A spell's components are the physical requirements you must meet in order to cast it. Unless a spell's description says otherwise, a spell requires you to chant mystic words and complete intricate hand motions with at least one of your hands. Some spells also have material components that are required for their casting.

If you can't complete a spel's component, you are unable to cast a spell. Thus, if you are silenced or don't have a hand free, you cannot cast a spell.

Spell Disruption

Some situations make spellcasting tricky. For example, if you stand on the deck of a storm-tossed ship, a crashing wave might wash over you just as you attempt to cast a spell and disrupt it. Similarly, completing the intricate hand gestures for a spell can be difficult while an orc is swinging an axe at you or while a dragon's tail is sweeping past.
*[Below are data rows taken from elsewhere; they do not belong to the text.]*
diff --git a/iea-gan_amd/csrc/conv_igemm.hip b/iea-gan_amd/csrc/conv_igemm.hip
--- a/iea-gan_amd/csrc/conv_igemm.hip
+++ b/iea-gan_amd/csrc/conv_igemm.hip
@@ -484,7 +484,7 @@
 
 int conv_gather_launch(const ConvArgs& a, hipStream_t st) {
     CHECK_ARG(a.taps == 1 || a.taps == 9, "conv: taps must be 1 or 9 (got %d)", a.taps);
-    CHECK_ARG((a.flags & ~(IEAGAN_CONV_FORCE_GATHER | IEAGAN_CONV_NO_LDS_WEIGHTS | IEAGAN_CONV_FP8 | IEAGAN_CONV_FP8_NOSCALE)) == 0, "conv: unknown flag bits 0x%x", a.flags);
+    CHECK_ARG((a.flags & ~(IEAGAN_CONV_FORCE_GATHER | IEAGAN_CONV_NO_LDS_WEIGHTS | IEAGAN_CONV_FP8 | IEAGAN_CONV_FP8_NOSCALE | IEAGAN_CONV_POOL_BWD)) == 0, "conv: unknown flag bits 0x%x", a.flags);
     CHECK_ARG(a.Cin % 8 == 0 && a.Cout % 8 == 0, "conv: Cin/Cout must be multiples of 8 (%d,%d)", a.Cin, a.Cout);
     CHECK_ARG(a.Kpad % 32 == 0 && a.Kpad >= a.taps * a.Cin, "conv: bad Kpad %d", a.Kpad);
     CHECK_ARG(a.src.rs >= 0 && a.src.rs <= 2, "conv: bad resample mode %d", a.src.rs);
@@ -502,10 +502,16 @@
                   (a.bnb_nstride == 0 || a.bnb_nstride >= a.Cout), "conv: BatchNorm-backward epilogue needs a plain prologue, shift, x (mask), per-image accumulators (n_per_event = 1), no bias");
     if (a.stats != nullptr && a.n_per_event > 0 && a.n_per_event < a.N)
         CHECK_ARG(((long)a.n_per_event * a.H * a.W) % 128 == 0, "conv: per-event statistics need n_per_event*H*W %% 128 == 0 (%d*%d*%d)", a.n_per_event, a.H, a.W);
+    const bool pool_bwd = (a.flags & IEAGAN_CONV_POOL_BWD) != 0;
+    if (pool_bwd)
+        CHECK_ARG(a.taps == 1 && a.src.rs == 0 && a.src.scale == nullptr && a.src.relu == 0 && a.mask != nullptr && a.bias == nullptr && a.ra == nullptr &&
+                  a.rb == nullptr && a.stats == nullptr && a.bnb_scale == nullptr && !(a.flags & IEAGAN_CONV_FORCE_GATHER),
+                  "conv: the pooled-source dgrad epilogue needs a plain 1x1 launch with x as the mask and no other epilogue operand");
     const double flops = 2.0 * a.N * a.H * a.W * (double)a.Cout * a.taps * a.Cin;
     double bytes = 2.0 * a.N * ((double)a.src.Hs * a.src.Ws * a.Cin + (double)a.H * a.W * a.Cout);
     const double bytes_min = bytes;
-    if (a.mask) bytes += 2.0 * a.N * (double)a.H * a.W * a.Cout;
+    if (a.mask) bytes += 2.0 * a.N * (double)a.H * a.W * a.Cout * (pool_bwd ? 4.0 : 1.0);
+    if (pool_bwd) bytes += 2.0 * a.N * (double)a.H * a.W * a.Cout * 3.0;
     if (a.ra) bytes += 2.0 * a.N * (double)a.H * a.W * a.Ca * (a.ra_rs == 1 ? 0.25 : (a.ra_rs == 2 ? 4.0 : 1.0));
     if (a.rb) bytes += 2.0 * a.N * (double)a.H * a.W * (a.Cout - a.Ca);
     const bool halo = a.taps == 9 && a.src.rs != 2 && a.W >= 16 && a.H >= 4 && a.Cin % 16 == 0 && !(a.flags & IEAGAN_CONV_FORCE_GATHER) &&
@@ -516,7 +522,10 @@
                  a.src.relu, a.ra ? a.ra_rs + 1 : 0, a.mask ? " mask" : "");
     ProfScope prof(a.taps == 9 ? (halo ? "conv3x3_halo" : "conv3x3_gather") : "conv1x1_gather", flops, bytes, st, tag, bytes_min);
     int rc;
-    if (halo) {
+    if (pool_bwd) {
+        if (conv1x1_tile_launch(a, st)) rc = 0;
+        else { ieagan_set_error("conv: the pooled-source dgrad epilogue is not instantiated for this shape (ieagan_conv_pool_bwd_supported)"); return IEAGAN_EINVAL; }
+    } else if (halo) {
         rc = (a.flags & IEAGAN_CONV_NO_LDS_WEIGHTS) ? 0 : conv3x3_lds_launch(a, st);
         if (rc < 0) return rc;
         if (rc == 0 && !(a.flags & IEAGAN_CONV_NO_LDS_WEIGHTS)) rc = conv3x3_ws_launch(a, st);
diff --git a/iea-gan_amd/ops.py b/iea-gan_amd/ops.py
--- a/iea-gan_amd/ops.py
+++ b/iea-gan_amd/ops.py
@@ -72,7 +72,7 @@
 class ExecOptions:
     FIELDS = dict(wgrad_side_stream=True, two_stage_wgrad=True, fuse_bn_backward=True, fuse_shortcut_grad=True,
                   fuse_1x1_backward=True, fuse_1x1_min_pixels=1 << 16, fuse_3x3_backward=True, fuse_3x3_min_pixels=1 << 16,
-                  fuse_d_stem=True)
+                  fuse_d_stem=True, fuse_pool_dgrad=True)
     __slots__ = tuple(FIELDS)
 
     def __init__(self, like=None, **kw):
@@ -529,13 +529,15 @@
 
 
 def _conv_launch(x, Cx, Hs, Ws, rs, scale, shift, nstride, relu, N, Hc, Wc, Cin, Cout, taps, kpad, w, bias,
-                 ra, Cra, Ca, ra_rs, rb, Crb, mask, out, stats, ra_scale=1.0, npe=0, flags=0, bnb=None):
+                 ra, Cra, Ca, ra_rs, rb, Crb, mask, out, stats, ra_scale=1.0, npe=0, flags=0, bnb=None, query=None):
     bs, bt, bn, br = (H.ptr(bnb[0]), H.ptr(bnb[1]), int(bnb[2]), int(bool(bnb[3]))) if bnb is not None else (None, None, 0, 0)
     alloc = stats is True
     d = H.ConvDesc(N, Hc, Wc, Cin, Cout, taps, kpad, H.src_desc(x, Cx, Hs, Ws, rs, scale, shift, nstride, relu),
                    H.ptr(w), H.ptr(bias), H.ptr(ra), Cra, Ca, ra_rs, float(ra_scale), H.ptr(rb), Crb, H.ptr(mask),
                    H.ptr(out), 16 if alloc else H.ptr(stats), int(npe), int(flags), bs, bt, bn, br,
                    0 if (alloc or stats is None) else int(stats.shape[1]))
+    if query is not None:
+        return getattr(H.lib(), query)(d)
     if alloc:
         slots = H.lib().ieagan_conv_stats_slots(d)
         if slots <= 0:
@@ -683,10 +685,10 @@
     return acc, ws
 
 
-def _dgrad(b, g, Cg, out, *, link=None, link_rs=0, link_scale=1.0, mask=None, stats=None, bnb=None, flags=0, npe=0):
+def _dgrad(b, g, Cg, out, *, link=None, link_rs=0, link_scale=1.0, mask=None, stats=None, bnb=None, flags=0, npe=0, query=None):
     lg, lC, lCa = link if link is not None else (None, 0, 0)
     return _conv_launch(g, Cg, b.Hc, b.Wc, 0, None, None, 0, False, b.N, b.Hc, b.Wc, b.Cout, b.Cin, b.taps, b.rec.kpad2, b.rec.w_bwd, None,
-                        lg, lC, lCa, link_rs, None, 0, mask, out, stats, ra_scale=link_scale, npe=npe, flags=flags, bnb=bnb)
+                        lg, lC, lCa, link_rs, None, 0, mask, out, stats, ra_scale=link_scale, npe=npe, flags=flags, bnb=bnb, query=query)
 
 
 def _conv_grads(dx=None, dW=None, dbias=None, dscale=None, dshift=None, d_ra=None, d_rb=None):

Spellcasting in Melee: When you cast a spell while within a hostile creature's reach, the spell must target a creature within 5 feet of you or create an area of effect that includes a space within 5 feet of you, otherwise you must first succeed on a DC 10 Dexterity check. If you fail, the action you used to cast the spell is wasted, but the spell itself is not.

Environmental Disruptions: Various environmental effects might lead the DM to ask you to succeed on a DC 10 Constitution check in order to block out the distraction and complete the spell. If you fail, the action you used to cast the spell is wasted, but the spell itself is not.

Casting Time

Casting a typical spell requires a single action,about 6 seconds of reciting a magical formula and completing a set of hand motions.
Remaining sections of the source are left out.